> Description of the task
Number of lines with the string "frames" in the entries below: report it, and nothing besides.
----- Exercise materials -----
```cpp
hipError_t launch_resize_u8(const uint8_t* src, int B, int H, int W, uint8_t* dst, int Hs, int Ws, hipStream_t stream) {
    if (!src || !dst || B <= 0 || H <= 0 || W <= 0 || Hs <= 0 || Ws <= 0) return hipErrorInvalidValue;
    const long total = (long)B * Hs * Ws;
    const int grid = (int)((total + 255) / 256 < 16384 ? (total + 255) / 256 : 16384);
    hipLaunchKernelGGL(resize_u8_kernel, dim3(grid), dim3(256), 0, stream, src, B, H, W, dst, Hs, Ws,
                       (float)H / (float)Hs, (float)W / (float)Ws);
    return hipGetLastError();
}

hipError_t launch_decode_nms(const DecodeParams& p, hipStream_t stream) {
    if (p.B <= 0 || p.max_faces <= 0 || p.max_faces > FRP_MAX_FACES_CAP) return hipErrorInvalidValue;
    long A = 0;
    for (int l = 0; l < 3; ++l) {
        if (!p.head[l] || p.hl[l] <= 0 || p.wl[l] <= 0) return hipErrorInvalidValue;
        A += (long)p.hl[l] * p.wl[l] * 2;
    }
    if (A > 0xFFFFF) return hipErrorInvalidValue;
    if (!p.boxes || !p.kps || !p.scores || !p.counts || !p.logits) return hipErrorInvalidValue;
    hipLaunchKernelGGL(gather_logits_kernel, dim3((unsigned)((A + 255) / 256), p.B), dim3(256), 0, stream, p);
    hipError_t e = hipGetLastError();
    if (e != hipSuccess) return e;
    hipLaunchKernelGGL(decode_nms_kernel, dim3(p.B), dim3(NT), 0, stream, p);
    return hipGetLastError();
}

}
```

### face-recognition-platform_amd/csrc/frp_api.cpp

```cpp
#include <hip/hip_runtime.h>

#include <algorithm>
#include <cmath>
#include <cstdio>
#include <cstdlib>
#include <cstring>
#include <mutex>
#include <string>
#include <vector>

#include "frp.h"
#include "frp_blob.h"
#include "frp_internal.h"
#include "frp_handle.h"

using namespace frp;

#define FRP_WINO_MIN_FACES 128
Switches frp::read_switches() {
    auto set = [](const char* n) { return getenv(n) ? 1 : 0; };
    const char *sm = getenv("FRP_SMALL_M"), *wm = getenv("FRP_WINO_MIN_FACES");
    Switches s{};
    s.small_m = !sm ? 0 : (sm[0] == '0' ? -1 : 1);
    s.wino_min_faces = wm ? atoi(wm) : FRP_WINO_MIN_FACES;
    s.s2 = set("FRP_S2"); s.host_count = set("FRP_HOST_COUNT"); s.match_v1 = set("FRP_MATCH_V1");
    s.no_fused_stem12 = set("FRP_NO_FUSED_STEM12"); s.no_fused_stem = set("FRP_NO_FUSED_STEM");
    s.no_emb_stem = set("FRP_NO_EMB_STEM"); s.no_stem_fuse = set("FRP_NO_STEM_FUSE");
    s.no_wino = set("FRP_NO_WINO"); s.no_kconcat = set("FRP_NO_KCONCAT");
    s.no_block_fuse = set("FRP_NO_BLOCK_FUSE"); s.block_fuse_all = set("FRP_BLOCK_FUSE_ALL");
    return s;
}

const ProcessSwitches& frp::process_switches() {
    static const ProcessSwitches s = [] {
        const char* jh = getenv("FRP_JPEG_DEVICE_HUFFMAN");
        const char* js = getenv("FRP_JPEG_SELFSYNC");
        return ProcessSwitches{getenv("FRP_NO_GRAPH") != nullptr, getenv("FRP_C64_ALL") != nullptr, !jh ? 0 : (jh[0] == '0' ? -1 : 1), js && js[0] != '0'};
    }();
    return s;
}

namespace {

float logit_threshold(float t) {
    if (!(t > 0.f)) return -INFINITY;
    if (t >= 1.f) return INFINITY;
    return (float)std::log((double)t / (1.0 - (double)t));
}

bool det_size_ok(int Hs, int Ws) { return Hs > 0 && Ws > 0 && Hs <= 16384 && Ws <= 16384; }

int select_det_source(frp_handle* h, int Hs, int Ws) {
    if (h->rB <= 0) return fail(h, FRP_ERR_INVALID, "no resident frames (call frp_upload_frames)");
    if (!det_size_ok(Hs, Ws)) return fail(h, FRP_ERR_INVALID, "bad detector size");
    if (Hs == h->rH && Ws == h->rW) {
        h->det_scaled = false;
    } else {
        FRPCHK(ensure(h, h->scaled, (size_t)h->rB * Hs * Ws * 3));
        hipError_t e = launch_resize_u8((const uint8_t*)h->frames.p, h->rB, h->rH, h->rW, (uint8_t*)h->scaled.p, Hs, Ws, h->stream);
        if (e != hipSuccess) return fail(h, FRP_ERR_HIP, std::string("resize: ") + hipGetErrorString(e));
        h->det_scaled = true;
    }
    h->dH = Hs; h->dW = Ws;
    h->canvas_h = round_up(Hs, 32);
    h->canvas_w = round_up(Ws, 32);
    return FRP_OK;
}

int ensure_results(frp_handle* h, int B, int K) {
    const size_t s = (size_t)B * K;
    FRPCHK(ensure(h, h->boxes, s * 4 * 4));
    FRPCHK(ensure(h, h->kps, s * 10 * 4));
    FRPCHK(ensure(h, h->scores, s * 4));
    FRPCHK(ensure(h, h->anchor, s * 4));
    FRPCHK(ensure(h, h->counts, (size_t)B * 4));
    FRPCHK(ensure(h, h->face_slot, s * 4));
    FRPCHK(ensure(h, h->nfaces, 16));
    return FRP_OK;
}

struct DetOut {
    float *boxes, *kps, *scores;
    int32_t* counts;
};

int run_decode(frp_handle* h, const void* const head[3], const int dims[3][2], int B, int K, float det_thresh, float nms_iou, uint32_t flags,
               const DetOut* out = nullptr) {
    DecodeParams dp{};
    size_t anchors = 0;
    for (int l = 0; l < 3; ++l) {
        dp.head[l] = (const _Float16*)head[l];
        dp.hl[l] = dims[l][0];
        dp.wl[l] = dims[l][1];
        anchors += (size_t)dp.hl[l] * dp.wl[l] * 2;
    }
    dp.B = B;
    dp.max_faces = K;
    const bool forced = flags & FRP_FLAG_FORCED_K;
    dp.logit_thresh = forced ? -INFINITY : logit_threshold(det_thresh);
    dp.nms_iou = forced ? 2.0f : nms_iou;
    if (out) {
        dp.boxes = out->boxes; dp.kps = out->kps; dp.scores = out->scores; dp.counts = out->counts;
    } else {
        dp.boxes = (float*)h->boxes.p; dp.kps = (float*)h->kps.p; dp.scores = (float*)h->scores.p;
        dp.anchor = (int32_t*)h->anchor.p; dp.counts = (int32_t*)h->counts.p;
    }
    FRPCHK(ensure(h, h->dense_logits, (size_t)B * anchors * 2));
    dp.logits = (_Float16*)h->dense_logits.p;
    const hipError_t e = launch_decode_nms(dp, h->stream);
    if (e != hipSuccess) return fail(h, FRP_ERR_HIP, std::string("decode_nms: ") + hipGetErrorString(e));
    return FRP_OK;
}

int compact_faces(frp_handle* h, int B, int K) {
    hipError_t e = launch_compact_faces((const int32_t*)h->counts.p, B, K, (int32_t*)h->face_slot.p, (int32_t*)h->nfaces.p, h->stream);
    if (e != hipSuccess) return fail(h, FRP_ERR_HIP, std::string("compact_faces: ") + hipGetErrorString(e));
    return FRP_OK;
}

StemParams stem_params(const frp_handle* h, uint32_t flags) {
    StemParams sp{};
    sp.frames = h->det_scaled ? (const uint8_t*)h->scaled.p : (const uint8_t*)h->frames.p;
    sp.B = h->rB; sp.H = h->dH; sp.W = h->dW;
    sp.row_stride = (long)h->dW * 3; sp.frame_stride = (long)h->dH * h->dW * 3;
    sp.Hc = h->canvas_h; sp.Wc = h->canvas_w; sp.Ho = sp.Hc / 2; sp.Wo = sp.Wc / 2;
    sp.rgb_in = (flags & FRP_FLAG_RGB) ? 1 : 0;
    return sp;
}

bool det_wino(const frp_handle* h) {
    return (long)h->rB * (h->canvas_h / 8) * (h->canvas_w / 8) >= 2L * 240 * (h->n_cu > 0 ? h->n_cu : 256);
}

int run_detect(frp_handle* h, const Switches& sw, int K, float det_thresh, float nms_iou, uint32_t flags, const DetOut* out = nullptr) {
    if (!h->have_weights) return fail(h, FRP_ERR_NO_WEIGHTS, "no weights loaded");
    if (h->rB <= 0) return fail(h, FRP_ERR_INVALID, "no resident frames (call frp_upload_frames)");
    if (K <= 0 || K > FRP_MAX_FACES_CAP) return fail(h, FRP_ERR_INVALID, "max_faces out of range");
    const int B = h->rB, Hc = h->canvas_h, Wc = h->canvas_w;
    const bool fused = h->det.det_stem && !sw.no_fused_stem;
    FRPCHK(plan_net(h, h->det, B, Hc, Wc, fused));
    if (!out) FRPCHK(ensure_results(h, B, K));
    const StemParams sp = stem_params(h, flags);
    if (!fused) {
        hipError_t e = launch_preprocess(sp.frames, B, sp.H, sp.W, sp.row_stride, sp.frame_stride, (_Float16*)h->det.bufs[h->det.in_buf].p, Hc, Wc,
                                         sp.rgb_in, h->stream);
        if (e != hipSuccess) return fail(h, FRP_ERR_HIP, std::string("preprocess: ") + hipGetErrorString(e));
    }
    rec(h, EV_PRE);
    FRPCHK(run_net(h, sw, h->det, B, Hc, Wc, &h->ctr.det_conv_flops, &h->ctr.det_conv_launches, fused ? &sp : nullptr, nullptr, det_wino(h)));
    rec(h, EV_DET);
    const void* head[3];
    int dims[3][2];
    for (int l = 0; l < 3; ++l) {
        const int bi = (int)h->hdr.det_head_buf[l];
        head[l] = h->det.bufs[bi].p;
        dims[l][0] = h->det.dims[bi].h;
        dims[l][1] = h->det.dims[bi].w;
        if (h->det.dims[bi].c != 32) return fail(h, FRP_ERR_BLOB, "detector head must have 32 channels");
    }
    FRPCHK(run_decode(h, head, dims, B, K, det_thresh, nms_iou, flags, out));
    if (!out && !(flags & FRP_FLAG_TRACK)) FRPCHK(compact_faces(h, B, K));
    rec(h, EV_DEC);
    return FRP_OK;
}

int run_embed(frp_handle* h, const Switches& sw, int n, const int32_t* n_dev = nullptr, int family_count = -1) {
    if (n <= 0) return FRP_OK;
    if (family_count < 0) family_count = n;
    FcSplitK fc;
    FRPCHK(run_net(h, sw, h->emb, n, FRP_CHIP, FRP_CHIP, &h->ctr.emb_conv_flops, &h->ctr.emb_conv_launches, nullptr, n_dev,
                   family_count >= sw.wino_min_faces, &fc));
    rec(h, EV_EMB);
    FRPCHK(stage_queries(h, n));
    hipError_t e = launch_l2norm((float*)h->emb.bufs[h->hdr.emb_out_buf].p, (_Float16*)h->m.q16.p, n, FRP_EMB_DIM, h->stream,
                                 fc.ksplit != 0 && fc.ksplit != 1 ? (const float*)h->splitk_ws.p : nullptr, fc.ksplit, fc.bias, n_dev, fc.ktot,
                                 h->n_cu);
    if (e != hipSuccess) return fail(h, FRP_ERR_HIP, std::string("l2norm: ") + hipGetErrorString(e));
    rec(h, EV_L2);
    return FRP_OK;
}

int run_align(frp_handle* h, int K, int n, const int32_t* n_dev, uint32_t flags, void* chips) {
    AlignParams ap{};
    ap.frames = (const uint8_t*)h->frames.p;
    ap.B = h->rB; ap.H = h->rH; ap.W = h->rW;
    ap.row_stride = (long)h->rW * 3;
    ap.frame_stride = (long)h->rH * h->rW * 3;
    ap.kps = (const float*)h->kps.p;
    if (K > 0) {
        ap.counts = (const int32_t*)h->counts.p;
        ap.face_slot = (const int32_t*)h->face_slot.p;
// ... 230 lines not shown
        h->pin_stage = nullptr;
        h->pin_cap = 0;
    }
    const size_t want = std::max<size_t>(bytes, 1 << 20);
    void* p = nullptr;
    if (hipHostMalloc(&p, want, hipHostMallocDefault) != hipSuccess) return fail(h, FRP_ERR_OOM, "hipHostMalloc (result staging) failed");
    h->pin_stage = (unsigned char*)p;
    h->pin_cap = want;
    return FRP_OK;
}

int frp::settle_count(frp_handle* h, bool stream_is_idle) {
    Pass& p = h->pass;
    if (p.nfaces >= 0) return FRP_OK;
    if (!stream_is_idle) HIPCHK(h, hipStreamSynchronize(h->stream));
    int n = *h->h_nfaces;
    const bool corrupt = n < 0 || n > p.cap;
    if (corrupt) n = 0;
    p.nfaces = n;
    h->ctr.faces += n;
    if (p.pend_cap > 0) {
        h->ctr.emb_conv_flops += p.pend_flops * n / p.pend_cap - p.pend_flops;
        h->ctr.f8_conv_flops += p.pend_f8flops * n / p.pend_cap - p.pend_f8flops;
    }
    p.pend_cap = 0;
    p.pend_flops = p.pend_f8flops = 0.0;
    return corrupt ? fail(h, FRP_ERR_HIP, "corrupt face count") : FRP_OK;
}

void frp::settle_events(frp_handle* h, bool stream_is_idle) {
    if (!h->ev_pending) return;
    h->ev_pending = false;
    if (!stream_is_idle && hipStreamSynchronize(h->stream) != hipSuccess) return;
    accumulate_events(h, false);
}

extern "C" {

const char* frp_version(void) { return "frp 0.1 (gfx950)"; }

int frp_create(int device, const frp_config* cfg, frp_handle** out) {
    if (!out) return FRP_ERR_INVALID;
    *out = nullptr;
    int ndev = 0;
    if (hipGetDeviceCount(&ndev) != hipSuccess || ndev <= 0) return FRP_ERR_HIP;
    if (device < 0 || device >= ndev) return FRP_ERR_INVALID;
    frp_handle* h = new (std::nothrow) frp_handle();
    if (!h) return FRP_ERR_OOM;
    h->device = device;
    h->cfg.struct_size = sizeof(frp_config);
    h->cfg.max_batch = 32; h->cfg.max_faces = 10; h->cfg.max_h = 1080; h->cfg.max_w = 1920; h->cfg.profile = 0;
    if (cfg) {
        if (cfg->struct_size != (int32_t)sizeof(frp_config)) { delete h; return FRP_ERR_INVALID; }
        if (cfg->max_batch > 0) h->cfg.max_batch = cfg->max_batch;
        if (cfg->max_faces > 0) h->cfg.max_faces = std::min<int>(cfg->max_faces, FRP_MAX_FACES_CAP);
        if (cfg->max_h > 0) h->cfg.max_h = cfg->max_h;
        if (cfg->max_w > 0) h->cfg.max_w = cfg->max_w;
        h->cfg.profile = cfg->profile ? 1 : 0;
    }
    bool ok = hipSetDevice(device) == hipSuccess && hipStreamCreateWithFlags(&h->stream, hipStreamNonBlocking) == hipSuccess;
    for (int i = 0; ok && i < EV_COUNT; ++i) ok = hipEventCreate(&h->ev[i]) == hipSuccess;
    ok = ok && hipHostMalloc((void**)&h->h_nfaces, 64, hipHostMallocDefault) == hipSuccess;
    if (ok) {
        hipDeviceProp_t prop;
        if (hipGetDeviceProperties(&prop, device) == hipSuccess && prop.multiProcessorCount > 0) h->n_cu = prop.multiProcessorCount;
    }
    ok = ok && init_ingest(h);
    if (!ok) { frp_destroy(h); return FRP_ERR_HIP; }
    h->ctr.struct_size = sizeof(frp_counters);
    *out = h;
    return FRP_OK;
}

void frp_destroy(frp_handle* h) {
    if (!h) return;
    (void)hipSetDevice(h->device);
    if (h->stream) (void)hipStreamSynchronize(h->stream);
    if (h->in.copy_stream) (void)hipStreamSynchronize(h->in.copy_stream);
    dist_shutdown(h);
    drop_graphs(h);
    for (DevBuf& b : h->det.bufs) release(b);
    for (DevBuf& b : h->emb.bufs) release(b);
    DevBuf* all[] = {&h->wdata, &h->frames, &h->boxes, &h->kps, &h->scores, &h->counts, &h->anchor, &h->face_slot, &h->nfaces,
                     &h->pyr_boxes, &h->pyr_kps, &h->pyr_scores, &h->pyr_counts, &h->m.q16, &h->m.part_cos, &h->m.part_idx, &h->m.best_cos, &h->m.best_idx, &h->m.hit_cnt, &h->m.hit_idx, &h->m.hit_cos, &h->m.q_groups, &h->m.frame_groups_dev, &h->g_groups_dev, &h->scratch, &h->splitk_ws, &h->dense_logits, &h->scaled, &h->gallery,
                     &h->g_reserved, &h->gx, &h->gx_q, &h->gx_out, &h->det_hashes, &h->quality_in, &h->quality_out,
                     &h->jenc_in, &h->jenc_coef, &h->jenc_work, &h->jenc_bits, &h->jenc_out};
    for (DevBuf* b : all) release(*b);
    for (int i = 0; i < EV_COUNT; ++i) if (h->ev[i]) (void)hipEventDestroy(h->ev[i]);
    if (h->m.frame_groups_ev) (void)hipEventDestroy(h->m.frame_groups_ev);
    release_tracks(h);
    if (h->h_nfaces) (void)hipHostFree(h->h_nfaces);
    if (h->pin_stage) (void)hipHostFree(h->pin_stage);
    release_ingest(h);
    if (h->stream) (void)hipStreamDestroy(h->stream);
    delete h;
}

const char* frp_last_error(const frp_handle* h) { return h ? h->err.c_str() : "null handle"; }

int frp_load_weights(frp_handle* h, const void* blob, size_t bytes) {
    if (!h) return FRP_ERR_INVALID;
    Guard g(h);
    h->have_weights = false;
    ++h->alloc_epoch;
    if (!blob || bytes < sizeof(frp_blob_header)) return fail(h, FRP_ERR_BLOB, "blob too small");
    frp_blob_header hd;
    memcpy(&hd, blob, sizeof(hd));
    if (memcmp(hd.magic, FRP_BLOB_MAGIC, 8) != 0 || hd.version != FRP_BLOB_VERSION || hd.header_bytes != sizeof(frp_blob_header))
        return fail(h, FRP_ERR_BLOB, "bad magic/version");
    if (hd.data_offset > bytes || hd.data_bytes > bytes - hd.data_offset) return fail(h, FRP_ERR_BLOB, "data section out of range");
    if (hd.emb_dim != FRP_EMB_DIM || hd.emb_size != FRP_CHIP || hd.det_in_ch != 8 || hd.emb_in_ch != 8 || hd.det_num_anchors != 2)
        return fail(h, FRP_ERR_BLOB, "unsupported network geometry");
    std::vector<unsigned char> image;
    FRPCHK(load_program(h, hd, (const unsigned char*)blob, bytes, read_switches(), image));
    FRPCHK(ensure(h, h->wdata, image.size()));
    HIPCHK(h, hipMemcpyAsync(h->wdata.p, image.data(), image.size(), hipMemcpyHostToDevice, h->stream));
    HIPCHK(h, hipStreamSynchronize(h->stream));
    h->hdr = hd;
    h->have_weights = true;
    return FRP_OK;
}
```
-----
> Written answer
7